• **Exercise objective**
Scan the records for the string "nseg"; copy each line where it occurs.

━━ Supplied data

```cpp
typedef struct ymi_chain_desc {
  const float *x, *res;
  float *y, *z;
  const void *w_a_h2, *w_b_h2;
  const float *scale_a_h2, *bias_a, *scale_b_h2, *bias_b;
  const float *x_amax;
  float *y_amax, *z_amax;
  int64_t M;
  int32_t ldx, res_ld, ldy, ldz;
  int32_t k_a, n_a, n_b;
  int32_t cout_pad_a, cout_pad_b;
  int32_t act_a, act_b, _pad0;
  const float *res_amax;
  float gain_a, bias_max_a;
} ymi_chain_desc;
int ymi_pointwise_chain_f32(const ymi_chain_desc *d, void *stream);

enum { YMI_OP_NOP = 0, YMI_OP_CONV = 1, YMI_OP_WINO = 2, YMI_OP_DCN = 3, YMI_OP_CHAIN = 4, YMI_OP_STEM = 5, YMI_OP_INPUT = 6,
       YMI_OP_BILINEAR = 7, YMI_OP_MAXPOOL = 8, YMI_OP_BILINEAR_ADD = 9, YMI_OP_RECORD = 10, YMI_OP_WAIT = 11, YMI_OP_MEMSET = 12 };
enum { YMI_SEC_NONE = 0, YMI_SEC_BACKBONE = 1, YMI_SEC_FPN = 2, YMI_SEC_PROTO = 3, YMI_SEC_HEADS = 4 };
typedef struct ymi_plan_op {
  int32_t kind;
  int32_t stream;
  int32_t section;
  int32_t _pad;
  const void *desc;
  void *p[3];
  int64_t i[8];
  double f[2];
} ymi_plan_op;
int ymi_event_create(void **ev);
int ymi_event_destroy(void *ev);
int ymi_plan_run(const ymi_plan_op *ops, int first, int last, void *stream_a, void *stream_b, void *const *events, int overlap,
                 int skip_sections, int32_t *failed_op);

enum {
  YMI_WS_WINO_V = 1,
  YMI_WS_WINO_M = 2,
  YMI_WS_SPLITK = 3,
  YMI_WS_MASK_IOU = 4,
  YMI_WS_JPEG_COEFS = 5,
  YMI_WS_JPEG_PLANES = 6,
  YMI_WS_DETECT_SCORES_T = 7,
  YMI_WS_DETECT_PER_PRIOR = 8,
  YMI_WS_DETECT_CAND = 9,
  YMI_WS_DETECT_REC = 10,
  YMI_WS_AMAX_SLOT = 11,
  YMI_WS_RLE_COUNTS = 12,
  YMI_WS_DETECT_GREEDY = 13,
  YMI_WS_JPEG_ENC = 14,
  YMI_WS_JPEG_ENC_OUT = 15
};
typedef struct { int32_t A, B; int64_t n; } ymi_mask_iou_shape;
typedef struct { int32_t N, h, w, cap; } ymi_rle_shape;
int64_t ymi_workspace_bytes(int what, const void *desc);

int ymi_calib_mfma_f16(float *out, int blocks, int iters, double *flops, void *stream);
int ymi_calib_hbm_copy(const float *src, float *dst, long n_floats, double *bytes, void *stream);
int ymi_calib_l2_read(const float *src, long n_floats, int blocks, int iters, float *out, double *bytes, void *stream);
int ymi_calib_latency(const int32_t *chain, long n, int start, int hops, int32_t *out, void *stream);

int ymi_debug_set_trace(void *buf, long cap_blocks);
int ymi_prof_enable(int on);
int ymi_prof_count(void);
int ymi_prof_read(int i, float *ms, double *flops, int32_t *tile, int32_t *kind);
int ymi_prof_reset(void);

#ifdef __cplusplus
}
#endif
#endif
```

yolact_amd/_lib.py:

```python
from __future__ import annotations

import ctypes as C
import os

_HERE = os.path.dirname(os.path.abspath(__file__))
LIB_PATH = os.path.join(_HERE, 'libyolact_amd.so')

ABI_VERSION = 9

ACT_NONE, ACT_RELU, ACT_LEAKY01, ACT_TANH, ACT_SIGMOID = 0, 1, 2, 3, 4
RES_NONE, RES_ADD, RES_BILINEAR = 0, 1, 2
TILE_AUTO, TILE_128x128, TILE_128x64, TILE_64x64, TILE_128x32, TILE_64x128 = 0, 1, 2, 3, 4, 5
TILE_32x32_K4, TILE_64x32_K2, TILE_32x64_K2 = 6, 7, 8
TILE_64x64_S3, TILE_64x64_S4, TILE_64x128_S3, TILE_128x64_S3, TILE_32x32_K4_S4, TILE_64x32_K2_S3, TILE_32x64_K2_S3 = range(9, 16)
TILE_NAMES = {1: '128x128', 2: '128x64', 3: '64x64', 4: '128x32', 5: '64x128', 6: '32x32k4', 7: '64x32k2', 8: '32x64k2',
              9: '64x64s3', 10: '64x64s4', 11: '64x128s3', 12: '128x64s3', 13: '32x32k4s4', 14: '64x32k2s3', 15: '32x64k2s3',
              16: '128x128w8', 17: '256x128w8', 18: '128x256w8', 19: '128x128s3', 20: '128x128w8s3', 21: '256x128w8s3',
              22: '128x128w8s4'}
TILE_128x128_W8, TILE_256x128_W8, TILE_128x256_W8 = 16, 17, 18
TILE_128x128_S3, TILE_128x128_W8_S3, TILE_256x128_W8_S3, TILE_128x128_W8_S4 = 19, 20, 21, 22
TILE_WG_128x256 = 23
TILE_X3 = 32
X3_BASE_TILES = (1, 2, 3, 5, 6, 7, 8, 9, 11, 12, 16, 17, 19, 20, 21, 22)
for _t in X3_BASE_TILES:
    TILE_NAMES[_t | TILE_X3] = TILE_NAMES[_t] + 'x3'
BASIC_TILES = (1, 2, 3, 4, 5)
TILE_H2 = 64
H2_BASE_TILES = X3_BASE_TILES + (18, 13, 14, 15)
for _t in H2_BASE_TILES:
    TILE_NAMES[_t | TILE_H2] = TILE_NAMES[_t] + 'h2'
TILE_NAMES[TILE_WG_128x256 | TILE_H2] = 'wg128x256h2'
TILE_DCNP = 128
DCNP_64x128, DCNP_64x128_W8, DCNP_64x64, DCNP_128x128_W8, DCNP_128x64_W8, DCNP_32x128 = 1, 2, 3, 4, 5, 6
DCNP_96x128_W6, DCNP_128x128_W8_R1, DCNP_160x128_W10, DCNP_192x128_W12, DCNP_64x256_W8, DCNP_96x256_W12, DCNP_128x256_W16 = range(7, 14)
DCNP_TILES = {1: 'dcnp64x128', 2: 'dcnp64x128w8', 3: 'dcnp64x64', 4: 'dcnp128x128w8', 5: 'dcnp128x64w8', 6: 'dcnp32x128',
              7: 'dcnp96x128w6', 8: 'dcnp128x128w8r1', 9: 'dcnp160x128w10', 10: 'dcnp192x128w12',
              11: 'dcnp64x256w8', 12: 'dcnp96x256w12', 13: 'dcnp128x256w16',
              14: 'dcnp128x256w8t', 15: 'dcnp128x128w4t', 16: 'dcnp256x128w8t',
              17: 'dcnp128x32w4', 18: 'dcnp256x32w8', 19: 'dcnp64x32w2'}
DCNP_128x32_W4, DCNP_256x32_W8, DCNP_64x32_W2 = 17, 18, 19
DCNP_PLAIN_ONLY = (14, 15, 16, 17, 18, 19)
WS_TILES = {20: 'ws128x32w4', 21: 'ws256x32w8', 22: 'ws256x32w4', 23: 'ws512x32w8',
            24: 'ws128x64w4', 25: 'ws256x64w8', 26: 'ws256x64w4', 27: 'ws512x64w8'}
DCNP_WS_128x32_W4, DCNP_WS_512x64_W8 = 20, 27
DCNP_PATCH_C64 = 28
PATCH_TILES = {28: 'patch8x16c64'}
PC_TILES = {29: 'pc128x128'}
DCNP_PC_128x128 = 29
PATCH2_TILES = {30: 'patch2p256', 31: 'patch2p192'}
DCNP_PATCH2_256, DCNP_PATCH2_192 = 30, 31
for _t, _n in list(DCNP_TILES.items()) + list(WS_TILES.items()) + list(PATCH_TILES.items()) + list(PC_TILES.items()) + list(PATCH2_TILES.items()):
    TILE_NAMES[_t | TILE_H2 | TILE_DCNP] = _n
WINO_PLANES = 1024
KSPLIT_TILES = (6, 7, 8, 13, 14, 15, 6 | 32, 7 | 32, 8 | 32, 6 | 64, 7 | 64, 8 | 64, 13 | 64, 14 | 64, 15 | 64)


class ConvSeg(C.Structure):
    _fields_ = [('n0', C.c_int32), ('n1', C.c_int32), ('act', C.c_int32), ('row_stride', C.c_int32),
                ('batch_stride', C.c_int64), ('ptr', C.c_void_p)]


class ConvDesc(C.Structure):
    _fields_ = [('x', C.c_void_p), ('w', C.c_void_p), ('scale', C.c_void_p), ('bias', C.c_void_p),
                ('res', C.c_void_p),
                ('B', C.c_int32), ('H', C.c_int32), ('W', C.c_int32), ('Cin', C.c_int32), ('ldx', C.c_int32),
                ('Ho', C.c_int32), ('Wo', C.c_int32), ('Cout', C.c_int32),
                ('kh', C.c_int32), ('kw', C.c_int32), ('stride', C.c_int32), ('pad', C.c_int32),
                ('Kpad', C.c_int32), ('res_mode', C.c_int32), ('res_ld', C.c_int32),
                ('res_H', C.c_int32), ('res_W', C.c_int32), ('res_after_act', C.c_int32),
                ('nseg', C.c_int32), ('tile', C.c_int32), ('cin_alg', C.c_int32), ('split_k', C.c_int32),
                ('seg', ConvSeg * 3), ('w_x3', C.c_void_p), ('split_ws', C.c_void_p), ('cout_alg', C.c_int32),
                ('_pad2', C.c_int32),
                ('w_h2', C.c_void_p), ('scale_h2', C.c_void_p), ('winv_h2', C.c_void_p), ('x_amax', C.c_void_p),
                ('y_amax', C.c_void_p), ('x_amax_mul', C.c_float), ('_pad3', C.c_int32)]


class WinoDesc(C.Structure):
    _fields_ = [('x', C.c_void_p), ('u', C.c_void_p), ('scale', C.c_void_p), ('bias', C.c_void_p), ('y', C.c_void_p),
                ('V', C.c_void_p), ('M', C.c_void_p),
                ('B', C.c_int32), ('H', C.c_int32), ('W', C.c_int32), ('C', C.c_int32), ('Cout', C.c_int32),
                ('act', C.c_int32), ('tile', C.c_int32), ('nseg', C.c_int32), ('m', C.c_int32), ('_pad0', C.c_int32),
                ('seg', ConvSeg * 3), ('u_x3', C.c_void_p), ('cout_alg', C.c_int32), ('v_planes', C.c_int32),
                ('u_h2', C.c_void_p), ('uinv_h2', C.c_void_p), ('x_amax', C.c_void_p), ('y_amax', C.c_void_p),
                ('x_up', C.c_void_p), ('up_relu', C.c_int32), ('_pad4', C.c_int32),
                ('proj_w_h2', C.c_void_p), ('proj_scale_h2', C.c_void_p), ('proj_bias', C.c_void_p),
                ('proj_y', C.c_void_p), ('proj_y_amax', C.c_void_p),
                ('proj_cout', C.c_int32), ('proj_ldy', C.c_int32), ('proj_act', C.c_int32), ('_pad5', C.c_int32)]


class DcnDesc(C.Structure):
    _fields_ = [('conv', ConvDesc), ('offmask', C.c_void_p), ('ldo', C.c_int32), ('mask_is_prob', C.c_int32),
                ('om_layout', C.c_int32), ('_pad1', C.c_int32)]


class DcnBwdDesc(C.Structure):
    _fields_ = [('x', C.c_void_p), ('offmask', C.c_void_p), ('w', C.c_void_p), ('gy', C.c_void_p),
                ('gx', C.c_void_p), ('g_offset', C.c_void_p), ('g_mask', C.c_void_p), ('gw', C.c_void_p), ('gbias', C.c_void_p),
                ('B', C.c_int32), ('H', C.c_int32), ('W', C.c_int32), ('Cin', C.c_int32), ('ldx', C.c_int32),
                ('Ho', C.c_int32), ('Wo', C.c_int32), ('Cout', C.c_int32),
                ('kh', C.c_int32), ('kw', C.c_int32), ('stride', C.c_int32), ('pad', C.c_int32), ('dilation', C.c_int32),
                ('deformable_groups', C.c_int32),
                ('ldo', C.c_int32), ('mask_is_prob', C.c_int32), ('om_layout', C.c_int32), ('_pad0', C.c_int32)]


class DetectDesc(C.Structure):
    _fields_ = [('conf', C.c_void_p), ('loc', C.c_void_p), ('coef', C.c_void_p), ('priors', C.c_void_p),
                ('B', C.c_int32), ('P', C.c_int32), ('C', C.c_int32), ('D', C.c_int32),
                ('conf_is_logits', C.c_int32), ('top_k', C.c_int32), ('max_det', C.c_int32),
                ('conf_thresh', C.c_float), ('nms_thresh', C.c_float), ('cross_class', C.c_int32),
                ('conf_ld', C.c_int32), ('_pad1', C.c_int32),
                ('scores_t', C.c_void_p), ('keep', C.c_void_p), ('num_keep', C.c_void_p),
                ('maxsc', C.c_void_p), ('argmax', C.c_void_p),
                ('cand_score', C.c_void_p), ('cand_prior', C.c_void_p),
                ('out_count', C.c_void_p), ('out_box', C.c_void_p), ('out_score', C.c_void_p),
                ('out_class', C.c_void_p), ('out_coef', C.c_void_p), ('out_prior', C.c_void_p), ('out_rec', C.c_void_p)]


class DetectGreedyWs(C.Structure):
    _fields_ = [('box_scale', C.c_float), ('_pad0', C.c_int32), ('ws', C.c_void_p)]


class JpegInfo(C.Structure):
    _fields_ = [('width', C.c_int32), ('height', C.c_int32), ('ncomp', C.c_int32), ('progressive', C.c_int32),
                ('orientation', C.c_int32), ('color', C.c_int32), ('out_width', C.c_int32), ('out_height', C.c_int32),
                ('hs', C.c_int32 * 3), ('vs', C.c_int32 * 3), ('hf', C.c_int32 * 3), ('vf', C.c_int32 * 3),
                ('bw', C.c_int32 * 3), ('bh', C.c_int32 * 3), ('dw', C.c_int32 * 3), ('dh', C.c_int32 * 3),
                ('coef_count', C.c_int64), ('plane_bytes', C.c_int64)]


class JpegEncDesc(C.Structure):
    _fields_ = [('img', C.c_void_p), ('h', C.c_int32), ('w', C.c_int32), ('row_stride', C.c_int64), ('quality', C.c_int32),
                ('subsampling', C.c_int32), ('out', C.c_void_p), ('out_capacity', C.c_int64), ('out_len', C.c_void_p),
                ('ws', C.c_void_p)]


JPEG_SUB_444, JPEG_SUB_420 = 0, 2
JPEG_HEADER_BYTES = 623


class ChainDesc(C.Structure):
    _fields_ = [('x', C.c_void_p), ('res', C.c_void_p), ('y', C.c_void_p), ('z', C.c_void_p),
                ('w_a_h2', C.c_void_p), ('w_b_h2', C.c_void_p),
                ('scale_a_h2', C.c_void_p), ('bias_a', C.c_void_p), ('scale_b_h2', C.c_void_p), ('bias_b', C.c_void_p),
                ('x_amax', C.c_void_p), ('y_amax', C.c_void_p), ('z_amax', C.c_void_p),
                ('M', C.c_int64), ('ldx', C.c_int32), ('res_ld', C.c_int32), ('ldy', C.c_int32), ('ldz', C.c_int32),
                ('k_a', C.c_int32), ('n_a', C.c_int32), ('n_b', C.c_int32), ('cout_pad_a', C.c_int32), ('cout_pad_b', C.c_int32),
                ('act_a', C.c_int32), ('act_b', C.c_int32), ('_pad0', C.c_int32),
                ('res_amax', C.c_void_p), ('gain_a', C.c_float), ('bias_max_a', C.c_float)]


class StemDesc(C.Structure):
    _fields_ = [('x', C.c_void_p), ('y', C.c_void_p), ('B', C.c_int32), ('H', C.c_int32), ('W', C.c_int32), ('cout_pad', C.c_int32),
                ('w_h2', C.c_void_p), ('scale_h2', C.c_void_p), ('bias', C.c_void_p), ('y_amax', C.c_void_p),
                ('kpad', C.c_int32), ('_pad0', C.c_int32)]


class PlanOp(C.Structure):
    _fields_ = [('kind', C.c_int32), ('stream', C.c_int32), ('section', C.c_int32), ('_pad', C.c_int32), ('desc', C.c_void_p),
                ('p', C.c_void_p * 3), ('i', C.c_int64 * 8), ('f', C.c_double * 2)]


(OP_NOP, OP_CONV, OP_WINO, OP_DCN, OP_CHAIN, OP_STEM, OP_INPUT, OP_BILINEAR, OP_MAXPOOL, OP_BILINEAR_ADD, OP_RECORD, OP_WAIT,
 OP_MEMSET) = range(13)
SEC_NONE, SEC_BACKBONE, SEC_FPN, SEC_PROTO, SEC_HEADS = range(5)


class MaskIouShape(C.Structure):
    _fields_ = [('A', C.c_int32), ('B', C.c_int32), ('n', C.c_int64)]


class ApMatchDesc(C.Structure):
    _fields_ = [('cls', C.c_void_p), ('box_score', C.c_void_p), ('mask_score', C.c_void_p), ('box_iou', C.c_void_p),
                ('mask_iou', C.c_void_p), ('crowd_box_iou', C.c_void_p), ('crowd_mask_iou', C.c_void_p), ('gt_cls', C.c_void_p),
                ('crowd_cls', C.c_void_p), ('rec_key', C.c_void_p), ('rec_score', C.c_void_p), ('rec_flags', C.c_void_p),
                ('gt_count', C.c_void_p), ('base', C.c_int64), ('cap', C.c_int64),
                ('N', C.c_int32), ('G', C.c_int32), ('Gc', C.c_int32), ('num_classes', C.c_int32)]


class ApFinalizeDesc(C.Structure):
    _fields_ = [('sorted_key', C.c_void_p), ('perm', C.c_void_p), ('rec_flags', C.c_void_p), ('gt_count', C.c_void_p),
                ('ap', C.c_void_p), ('empty', C.c_void_p), ('M', C.c_int64), ('cap', C.c_int64),
                ('num_classes', C.c_int32), ('_pad0', C.c_int32)]


AP_NUM_THRESH, AP_MAX_DET, AP_MAX_GT = 10, 1024, 2048


class RleShape(C.Structure):
    _fields_ = [('N', C.c_int32), ('h', C.c_int32), ('w', C.c_int32), ('cap', C.c_int32)]


(WS_WINO_V, WS_WINO_M, WS_SPLITK, WS_MASK_IOU, WS_JPEG_COEFS, WS_JPEG_PLANES, WS_DETECT_SCORES_T, WS_DETECT_PER_PRIOR,
 WS_DETECT_CAND, WS_DETECT_REC, WS_AMAX_SLOT, WS_RLE_COUNTS, WS_DETECT_GREEDY, WS_JPEG_ENC, WS_JPEG_ENC_OUT) = range(1, 16)

EFORMAT, EUNSUPPORTED = -4, -5

_P, _I, _F = C.c_void_p, C.c_int, C.c_float
SYMBOLS = [
    ('ymi_abi_version', C.c_int, []),
    ('ymi_strerror', C.c_char_p, [C.c_int]),
    ('ymi_conv2d_nhwc_f32', C.c_int, [C.POINTER(ConvDesc), _P]),
    ('ymi_conv3x3_winograd_f32', C.c_int, [C.POINTER(WinoDesc), _P]),
    ('ymi_conv_flops', C.c_double, [C.POINTER(ConvDesc)]),
    ('ymi_conv_pick_tile', C.c_int, [C.POINTER(ConvDesc)]),
    ('ymi_amax_f32', C.c_int, [_P, C.c_long, _P, _P]),
    ('ymi_nchw_to_nhwc4_f32', C.c_int, [_P, _P, _I, _I, _I, _I, _P]),
    ('ymi_nchw_to_nhwc4_amax_f32', C.c_int, [_P, _P, _I, _I, _I, _I, _P, _P]),
    ('ymi_nhwc_to_nchw_f32', C.c_int, [_P, _P, _I, _I, _I, _I, _P]),
    ('ymi_maxpool3x3s2_nhwc_f32', C.c_int, [_P, _P, _I, _I, _I, _I, _I, _I, _P]),
    ('ymi_bilinear_nhwc_f32', C.c_int, [_P, _P, _I, _I, _I, _I, _I, _I, _F, _F, _I, _P]),
    ('ymi_bilinear_add_nhwc_f32', C.c_int, [_P, _P, _I, _I, _I, _I, _I, _I, _P, _P]),
    ('ymi_conv2d_direct_nhwc_f32', C.c_int, [_P, _P, _P, _P] + [_I] * 12 + [_P]),
    ('ymi_global_maxpool_nhwc_f32', C.c_int, [_P, _P, _I, _I, _I, _P]),
    ('ymi_detect_f32', C.c_int, [C.POINTER(DetectDesc), _P]),
    ('ymi_detect_traditional_f32', C.c_int, [C.POINTER(DetectDesc), C.POINTER(DetectGreedyWs), _P]),
    ('ymi_lincomb_crop_f32', C.c_int, [_P, _P, _P, _P, _I, _I, _I, _I, _I, _P]),
    ('ymi_mask_upsample_f32', C.c_int, [_P, _P, _I, _I, _I, _I, _I, _F, _P]),
    ('ymi_lincomb_crop_batch_f32', C.c_int, [_P, _P, _P, _P, _P, _I, _I, _I, _I, _I, _I, _P]),
    ('ymi_mask_upsample_batch_f32', C.c_int, [_P, _P, _P, _I, _I, _I, _I, _I, _I, _F, _P]),
    ('ymi_boxes_to_pixels', C.c_int, [_P, _P, _I, _I, _I, _P]),
    ('ymi_dcn_v2_forward_f32', C.c_int, [C.POINTER(DcnDesc), _P]),
    ('ymi_dcn_v2_backward_f32', C.c_int, [C.POINTER(DcnBwdDesc), _P]),
    ('ymi_composite_masks_u8', C.c_int, [_P, _P, _P, _I, _I, _I, _F, _P, _P]),
    ('ymi_mask_iou_f32', C.c_int, [_P, _P, _I, _I, C.c_long, _I, _P, _P, _P]),
    ('ymi_jaccard_f32', C.c_int, [_P, _P, _I, _I, _I, _P, _P]),
    ('ymi_mask_bits_f32', C.c_int, [_P, _I, C.c_long, _P, _P]),
    ('ymi_mask_upsample_bits', C.c_int, [_P, _I, _I, _I, _I, _I, _F, _P, _P]),
    ('ymi_mask_iou_bits', C.c_int, [_P, _P, _I, _I, C.c_long, _I, _P, _P]),
    ('ymi_ap_match_f32', C.c_int, [C.POINTER(ApMatchDesc), _P]),
    ('ymi_ap_finalize_f64', C.c_int, [C.POINTER(ApFinalizeDesc), _P]),
    ('ymi_stem_pool_f32', C.c_int, [_P, _P]),
    ('ymi_pointwise_chain_f32', C.c_int, [_P, _P]),
    ('ymi_mask_rle_f32', C.c_int, [_P, _I, _I, _I, _P, _P, _I, _P]),
    ('ymi_mask_rle_upsampled_f32', C.c_int, [_P, _I, _I, _I, _I, _I, _F, _P, _P, _I, _P]),
    ('ymi_rle_to_string', C.c_int, [_P, _P, _I, _I, _P, _P, _I, _P]),
    ('ymi_fast_base_transform_f32', C.c_int, [_P, _P, _I, _I, _I, _I, _I, C.POINTER(C.c_float), C.POINTER(C.c_float), _I, _I, _P]),
    ('ymi_jpeg_parse', C.c_int, [_P, C.c_size_t, C.POINTER(JpegInfo)]),
    ('ymi_jpeg_decode_coefs', C.c_int, [_P, C.c_size_t, _P, C.c_int64, _P, C.POINTER(JpegInfo)]),
    ('ymi_jpeg_reconstruct_bgr_u8', C.c_int, [C.POINTER(JpegInfo), _P, _P, _P, _P, _P]),
    ('ymi_jpeg_write_header', C.c_int, [_I, _I, _I, _I, _P, C.c_size_t, C.POINTER(C.c_size_t)]),
    ('ymi_jpeg_enc_qtables', C.c_int, [_I, _P]),
    ('ymi_jpeg_encode_bgr_u8', C.c_int, [C.POINTER(JpegEncDesc), _P]),
    ('ymi_coco_poly_fill_u8', C.c_int, [_P, _I, _I, _I, _P]),
    ('ymi_coco_rle_fill_u8', C.c_int, [_P, C.c_long, _I, _I, _P]),
    ('ymi_coco_rle_string_fill_u8', C.c_int, [C.c_char_p, C.c_long, _I, _I, _P]),
    ('ymi_event_create', C.c_int, [C.POINTER(C.c_void_p)]),
    ('ymi_event_destroy', C.c_int, [_P]),
    ('ymi_plan_run', C.c_int, [C.POINTER(PlanOp), _I, _I, _P, _P, C.POINTER(C.c_void_p), _I, _I, C.POINTER(C.c_int32)]),
    ('ymi_workspace_bytes', C.c_int64, [_I, _P]),
    ('ymi_calib_mfma_f16', C.c_int, [_P, _I, _I, C.POINTER(C.c_double), _P]),
    ('ymi_calib_hbm_copy', C.c_int, [_P, _P, C.c_long, C.POINTER(C.c_double), _P]),
    ('ymi_calib_l2_read', C.c_int, [_P, C.c_long, _I, _I, _P, C.POINTER(C.c_double), _P]),
    ('ymi_calib_latency', C.c_int, [_P, C.c_long, _I, _I, _P, _P]),
    ('ymi_debug_set_trace', C.c_int, [_P, C.c_long]),
    ('ymi_prof_enable', C.c_int, [_I]),
    ('ymi_prof_count', C.c_int, []),
    ('ymi_prof_read', C.c_int, [_I, C.POINTER(C.c_float), C.POINTER(C.c_double), C.POINTER(C.c_int32),
                                C.POINTER(C.c_int32)]),
    ('ymi_prof_reset', C.c_int, []),
]
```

━━━━

• **Written answer**
                ('nseg', C.c_int32), ('tile', C.c_int32), ('cin_alg', C.c_int32), ('split_k', C.c_int32),
                ('act', C.c_int32), ('tile', C.c_int32), ('nseg', C.c_int32), ('m', C.c_int32), ('_pad0', C.c_int32),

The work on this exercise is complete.